### TASK OBJECTIVE
From the records below, extract only the lines running from the line with "score = (float)(wcond" to the line with "uint32_t st = (uint32_t)b.lmst[a];", both lines included, reproducing them exactly.

[RECORDS TO USE Boundary: Start]

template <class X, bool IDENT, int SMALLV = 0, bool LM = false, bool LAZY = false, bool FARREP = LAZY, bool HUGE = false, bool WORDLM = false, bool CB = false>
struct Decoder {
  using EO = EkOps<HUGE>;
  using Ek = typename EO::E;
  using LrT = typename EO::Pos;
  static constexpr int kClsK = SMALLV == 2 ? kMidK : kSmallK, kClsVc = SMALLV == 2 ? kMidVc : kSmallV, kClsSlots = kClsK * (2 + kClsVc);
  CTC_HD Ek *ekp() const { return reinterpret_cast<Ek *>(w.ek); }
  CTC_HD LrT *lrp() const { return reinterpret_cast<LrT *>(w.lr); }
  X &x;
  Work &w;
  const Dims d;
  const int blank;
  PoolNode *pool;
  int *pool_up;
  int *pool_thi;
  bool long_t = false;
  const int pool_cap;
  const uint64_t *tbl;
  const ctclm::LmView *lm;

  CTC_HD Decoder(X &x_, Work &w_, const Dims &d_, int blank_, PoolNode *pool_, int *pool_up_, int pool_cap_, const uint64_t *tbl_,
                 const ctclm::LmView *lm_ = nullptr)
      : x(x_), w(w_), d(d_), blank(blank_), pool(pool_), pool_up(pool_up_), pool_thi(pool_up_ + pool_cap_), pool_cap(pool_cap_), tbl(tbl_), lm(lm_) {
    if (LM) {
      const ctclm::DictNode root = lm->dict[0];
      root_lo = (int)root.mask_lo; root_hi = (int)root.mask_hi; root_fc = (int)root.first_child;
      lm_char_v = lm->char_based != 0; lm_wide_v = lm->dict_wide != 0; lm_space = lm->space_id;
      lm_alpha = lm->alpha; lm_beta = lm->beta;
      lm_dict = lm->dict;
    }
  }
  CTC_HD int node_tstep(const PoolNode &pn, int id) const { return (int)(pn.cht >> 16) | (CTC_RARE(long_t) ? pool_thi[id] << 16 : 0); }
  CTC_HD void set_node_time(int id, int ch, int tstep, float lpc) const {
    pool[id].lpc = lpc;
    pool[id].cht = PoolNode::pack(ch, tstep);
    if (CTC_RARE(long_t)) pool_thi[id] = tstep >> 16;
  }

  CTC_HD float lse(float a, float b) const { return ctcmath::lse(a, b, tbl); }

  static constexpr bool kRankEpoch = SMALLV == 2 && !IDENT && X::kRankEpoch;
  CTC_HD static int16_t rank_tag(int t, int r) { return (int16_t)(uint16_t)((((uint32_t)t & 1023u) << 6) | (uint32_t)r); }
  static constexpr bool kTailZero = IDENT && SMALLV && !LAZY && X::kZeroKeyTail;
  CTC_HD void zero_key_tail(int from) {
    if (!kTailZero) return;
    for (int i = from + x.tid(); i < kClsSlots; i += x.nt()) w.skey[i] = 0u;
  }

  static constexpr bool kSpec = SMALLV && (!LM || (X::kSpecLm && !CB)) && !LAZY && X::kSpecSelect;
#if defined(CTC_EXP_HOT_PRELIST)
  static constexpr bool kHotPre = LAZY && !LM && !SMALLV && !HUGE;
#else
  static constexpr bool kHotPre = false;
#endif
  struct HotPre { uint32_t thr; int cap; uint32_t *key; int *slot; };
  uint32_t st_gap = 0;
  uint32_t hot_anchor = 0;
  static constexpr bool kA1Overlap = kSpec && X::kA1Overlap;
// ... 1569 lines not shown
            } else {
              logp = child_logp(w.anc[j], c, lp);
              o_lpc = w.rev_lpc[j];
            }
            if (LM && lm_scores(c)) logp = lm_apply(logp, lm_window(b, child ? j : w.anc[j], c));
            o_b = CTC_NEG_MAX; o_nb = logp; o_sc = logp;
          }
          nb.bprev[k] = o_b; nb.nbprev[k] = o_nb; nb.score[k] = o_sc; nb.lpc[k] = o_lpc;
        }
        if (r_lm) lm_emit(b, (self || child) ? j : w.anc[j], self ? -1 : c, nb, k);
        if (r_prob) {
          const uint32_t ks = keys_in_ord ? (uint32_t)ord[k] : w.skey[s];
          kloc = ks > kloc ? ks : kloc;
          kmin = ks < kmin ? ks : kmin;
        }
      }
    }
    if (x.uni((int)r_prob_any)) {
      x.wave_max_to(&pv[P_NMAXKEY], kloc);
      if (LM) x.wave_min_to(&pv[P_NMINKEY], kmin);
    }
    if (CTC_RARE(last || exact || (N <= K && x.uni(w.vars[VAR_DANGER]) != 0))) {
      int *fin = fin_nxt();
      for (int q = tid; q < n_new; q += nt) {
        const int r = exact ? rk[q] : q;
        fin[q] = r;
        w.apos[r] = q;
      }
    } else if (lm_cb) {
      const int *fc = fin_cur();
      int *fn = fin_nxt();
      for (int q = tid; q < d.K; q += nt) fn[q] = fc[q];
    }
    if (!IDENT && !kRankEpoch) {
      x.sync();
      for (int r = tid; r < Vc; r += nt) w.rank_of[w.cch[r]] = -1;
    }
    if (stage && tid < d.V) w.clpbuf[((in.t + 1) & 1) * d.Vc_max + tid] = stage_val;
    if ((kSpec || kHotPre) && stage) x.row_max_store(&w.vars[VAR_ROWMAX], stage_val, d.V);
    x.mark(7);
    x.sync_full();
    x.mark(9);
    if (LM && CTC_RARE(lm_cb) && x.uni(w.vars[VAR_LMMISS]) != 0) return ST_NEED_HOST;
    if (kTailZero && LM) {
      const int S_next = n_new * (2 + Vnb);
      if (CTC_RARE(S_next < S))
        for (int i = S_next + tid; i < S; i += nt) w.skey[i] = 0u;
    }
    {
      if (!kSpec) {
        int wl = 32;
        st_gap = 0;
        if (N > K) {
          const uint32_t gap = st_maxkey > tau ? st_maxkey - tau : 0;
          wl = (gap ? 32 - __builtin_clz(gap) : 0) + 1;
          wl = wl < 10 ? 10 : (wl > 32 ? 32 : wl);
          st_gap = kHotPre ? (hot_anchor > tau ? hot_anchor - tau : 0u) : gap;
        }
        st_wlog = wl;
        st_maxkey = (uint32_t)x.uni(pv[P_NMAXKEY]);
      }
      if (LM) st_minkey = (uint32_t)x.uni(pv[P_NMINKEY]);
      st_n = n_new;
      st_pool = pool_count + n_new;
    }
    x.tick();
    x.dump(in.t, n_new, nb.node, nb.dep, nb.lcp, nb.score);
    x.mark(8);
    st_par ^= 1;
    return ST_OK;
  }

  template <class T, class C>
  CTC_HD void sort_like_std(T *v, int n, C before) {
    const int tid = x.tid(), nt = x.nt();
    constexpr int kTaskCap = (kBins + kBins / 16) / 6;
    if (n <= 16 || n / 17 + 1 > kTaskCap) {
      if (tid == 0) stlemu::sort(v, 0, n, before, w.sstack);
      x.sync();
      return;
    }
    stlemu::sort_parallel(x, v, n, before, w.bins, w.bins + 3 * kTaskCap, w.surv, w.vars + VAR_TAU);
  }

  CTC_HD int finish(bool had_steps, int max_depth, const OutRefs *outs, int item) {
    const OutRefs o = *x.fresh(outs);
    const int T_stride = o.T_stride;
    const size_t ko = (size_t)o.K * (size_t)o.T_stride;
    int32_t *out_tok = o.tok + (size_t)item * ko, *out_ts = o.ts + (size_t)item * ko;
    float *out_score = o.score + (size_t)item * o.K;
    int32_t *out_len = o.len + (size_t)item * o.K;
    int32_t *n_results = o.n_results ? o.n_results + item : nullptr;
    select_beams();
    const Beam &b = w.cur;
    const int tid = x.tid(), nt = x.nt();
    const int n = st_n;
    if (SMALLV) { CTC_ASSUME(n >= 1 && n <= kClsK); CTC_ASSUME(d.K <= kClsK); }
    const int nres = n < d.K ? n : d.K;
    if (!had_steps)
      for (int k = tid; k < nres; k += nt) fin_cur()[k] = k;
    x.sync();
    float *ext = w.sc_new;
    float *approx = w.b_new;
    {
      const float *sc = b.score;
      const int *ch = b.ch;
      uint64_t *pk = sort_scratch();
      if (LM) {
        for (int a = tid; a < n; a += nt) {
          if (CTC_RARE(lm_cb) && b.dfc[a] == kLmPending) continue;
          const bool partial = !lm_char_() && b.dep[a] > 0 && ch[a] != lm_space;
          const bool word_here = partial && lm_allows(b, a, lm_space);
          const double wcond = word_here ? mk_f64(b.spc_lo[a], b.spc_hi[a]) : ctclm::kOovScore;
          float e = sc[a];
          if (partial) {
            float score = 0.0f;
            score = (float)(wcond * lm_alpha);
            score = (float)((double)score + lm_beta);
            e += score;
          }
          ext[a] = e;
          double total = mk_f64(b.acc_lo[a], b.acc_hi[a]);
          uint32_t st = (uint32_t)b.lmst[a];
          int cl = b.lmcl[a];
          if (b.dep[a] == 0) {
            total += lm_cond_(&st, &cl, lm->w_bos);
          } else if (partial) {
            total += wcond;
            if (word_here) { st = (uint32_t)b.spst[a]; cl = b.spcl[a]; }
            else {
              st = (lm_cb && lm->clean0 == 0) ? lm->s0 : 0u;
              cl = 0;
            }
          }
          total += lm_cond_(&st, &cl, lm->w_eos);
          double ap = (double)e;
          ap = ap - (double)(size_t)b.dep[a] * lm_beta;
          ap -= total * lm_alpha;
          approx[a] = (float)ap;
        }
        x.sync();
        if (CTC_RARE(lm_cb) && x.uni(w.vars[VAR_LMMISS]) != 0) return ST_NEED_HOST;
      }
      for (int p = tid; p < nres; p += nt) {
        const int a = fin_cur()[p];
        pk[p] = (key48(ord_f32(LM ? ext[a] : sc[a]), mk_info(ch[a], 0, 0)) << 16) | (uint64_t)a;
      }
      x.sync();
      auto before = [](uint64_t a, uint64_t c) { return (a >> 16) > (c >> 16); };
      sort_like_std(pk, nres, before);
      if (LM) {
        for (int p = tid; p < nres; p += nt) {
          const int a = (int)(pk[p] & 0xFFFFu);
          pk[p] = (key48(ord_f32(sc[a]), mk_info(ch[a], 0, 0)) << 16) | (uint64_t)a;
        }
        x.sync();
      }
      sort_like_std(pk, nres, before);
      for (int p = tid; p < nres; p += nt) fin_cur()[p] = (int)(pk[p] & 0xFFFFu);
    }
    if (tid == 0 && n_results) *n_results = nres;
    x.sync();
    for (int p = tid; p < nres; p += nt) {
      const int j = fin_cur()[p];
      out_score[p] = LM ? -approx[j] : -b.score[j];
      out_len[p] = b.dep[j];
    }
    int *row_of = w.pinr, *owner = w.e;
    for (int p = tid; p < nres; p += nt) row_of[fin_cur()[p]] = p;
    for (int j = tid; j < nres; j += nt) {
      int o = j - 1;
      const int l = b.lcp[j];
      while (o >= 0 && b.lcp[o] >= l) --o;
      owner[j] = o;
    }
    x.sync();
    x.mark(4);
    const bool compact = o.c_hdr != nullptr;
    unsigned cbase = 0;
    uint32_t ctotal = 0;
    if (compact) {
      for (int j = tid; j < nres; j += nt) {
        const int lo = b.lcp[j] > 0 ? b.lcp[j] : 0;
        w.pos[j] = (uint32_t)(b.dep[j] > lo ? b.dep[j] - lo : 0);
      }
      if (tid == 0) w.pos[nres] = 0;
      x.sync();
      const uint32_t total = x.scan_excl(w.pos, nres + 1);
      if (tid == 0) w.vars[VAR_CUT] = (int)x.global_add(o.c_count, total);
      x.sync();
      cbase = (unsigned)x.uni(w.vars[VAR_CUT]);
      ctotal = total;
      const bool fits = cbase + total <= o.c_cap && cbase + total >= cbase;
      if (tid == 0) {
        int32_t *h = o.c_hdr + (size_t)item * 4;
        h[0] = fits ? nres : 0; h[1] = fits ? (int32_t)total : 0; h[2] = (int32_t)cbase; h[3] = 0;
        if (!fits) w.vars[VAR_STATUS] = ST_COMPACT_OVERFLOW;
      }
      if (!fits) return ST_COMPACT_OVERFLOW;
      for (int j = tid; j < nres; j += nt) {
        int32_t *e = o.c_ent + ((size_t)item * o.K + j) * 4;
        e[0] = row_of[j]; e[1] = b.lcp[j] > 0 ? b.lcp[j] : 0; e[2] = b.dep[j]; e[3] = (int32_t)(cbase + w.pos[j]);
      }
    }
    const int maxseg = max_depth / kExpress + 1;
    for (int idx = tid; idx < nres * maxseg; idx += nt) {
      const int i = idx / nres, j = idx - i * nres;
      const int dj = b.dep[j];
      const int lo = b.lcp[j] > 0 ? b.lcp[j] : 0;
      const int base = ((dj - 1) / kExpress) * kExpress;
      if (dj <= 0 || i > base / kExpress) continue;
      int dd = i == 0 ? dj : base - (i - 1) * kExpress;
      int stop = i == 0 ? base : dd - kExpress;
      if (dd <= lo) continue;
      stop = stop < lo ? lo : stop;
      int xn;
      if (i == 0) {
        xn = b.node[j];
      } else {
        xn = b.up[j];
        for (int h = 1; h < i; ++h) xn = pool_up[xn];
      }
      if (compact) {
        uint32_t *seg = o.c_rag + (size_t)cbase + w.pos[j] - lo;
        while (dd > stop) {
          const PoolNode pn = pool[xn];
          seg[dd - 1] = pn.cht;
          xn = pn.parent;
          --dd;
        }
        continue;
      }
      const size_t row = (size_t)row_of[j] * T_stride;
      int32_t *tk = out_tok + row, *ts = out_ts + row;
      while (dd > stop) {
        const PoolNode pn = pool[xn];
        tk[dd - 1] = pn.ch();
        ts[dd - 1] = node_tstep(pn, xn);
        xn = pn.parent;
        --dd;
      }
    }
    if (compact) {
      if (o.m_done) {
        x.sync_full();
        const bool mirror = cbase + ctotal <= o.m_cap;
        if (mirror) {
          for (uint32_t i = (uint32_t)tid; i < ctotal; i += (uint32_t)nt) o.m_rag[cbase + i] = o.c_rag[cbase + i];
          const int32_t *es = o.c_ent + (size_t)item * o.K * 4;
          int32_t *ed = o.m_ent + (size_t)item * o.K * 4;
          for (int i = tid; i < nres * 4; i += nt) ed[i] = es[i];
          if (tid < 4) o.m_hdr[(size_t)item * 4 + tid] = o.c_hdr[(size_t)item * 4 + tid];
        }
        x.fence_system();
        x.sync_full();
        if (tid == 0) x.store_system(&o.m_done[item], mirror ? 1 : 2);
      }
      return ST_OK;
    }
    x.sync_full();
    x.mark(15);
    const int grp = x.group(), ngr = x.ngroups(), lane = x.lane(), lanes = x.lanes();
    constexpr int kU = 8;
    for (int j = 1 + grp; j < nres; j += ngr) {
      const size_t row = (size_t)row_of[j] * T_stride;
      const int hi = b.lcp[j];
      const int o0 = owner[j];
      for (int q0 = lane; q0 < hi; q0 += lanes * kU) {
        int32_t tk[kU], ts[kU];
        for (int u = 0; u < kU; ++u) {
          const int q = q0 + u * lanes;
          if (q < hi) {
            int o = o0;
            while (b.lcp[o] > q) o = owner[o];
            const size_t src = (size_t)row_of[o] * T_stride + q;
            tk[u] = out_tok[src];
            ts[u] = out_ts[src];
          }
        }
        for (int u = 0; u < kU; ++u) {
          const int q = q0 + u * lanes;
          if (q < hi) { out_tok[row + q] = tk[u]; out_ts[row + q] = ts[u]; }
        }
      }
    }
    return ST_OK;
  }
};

[RECORDS TO USE Boundary: End]

### TASK RESULT
            score = (float)(wcond * lm_alpha);
            score = (float)((double)score + lm_beta);
            e += score;
          }
          ext[a] = e;
          double total = mk_f64(b.acc_lo[a], b.acc_hi[a]);
          uint32_t st = (uint32_t)b.lmst[a];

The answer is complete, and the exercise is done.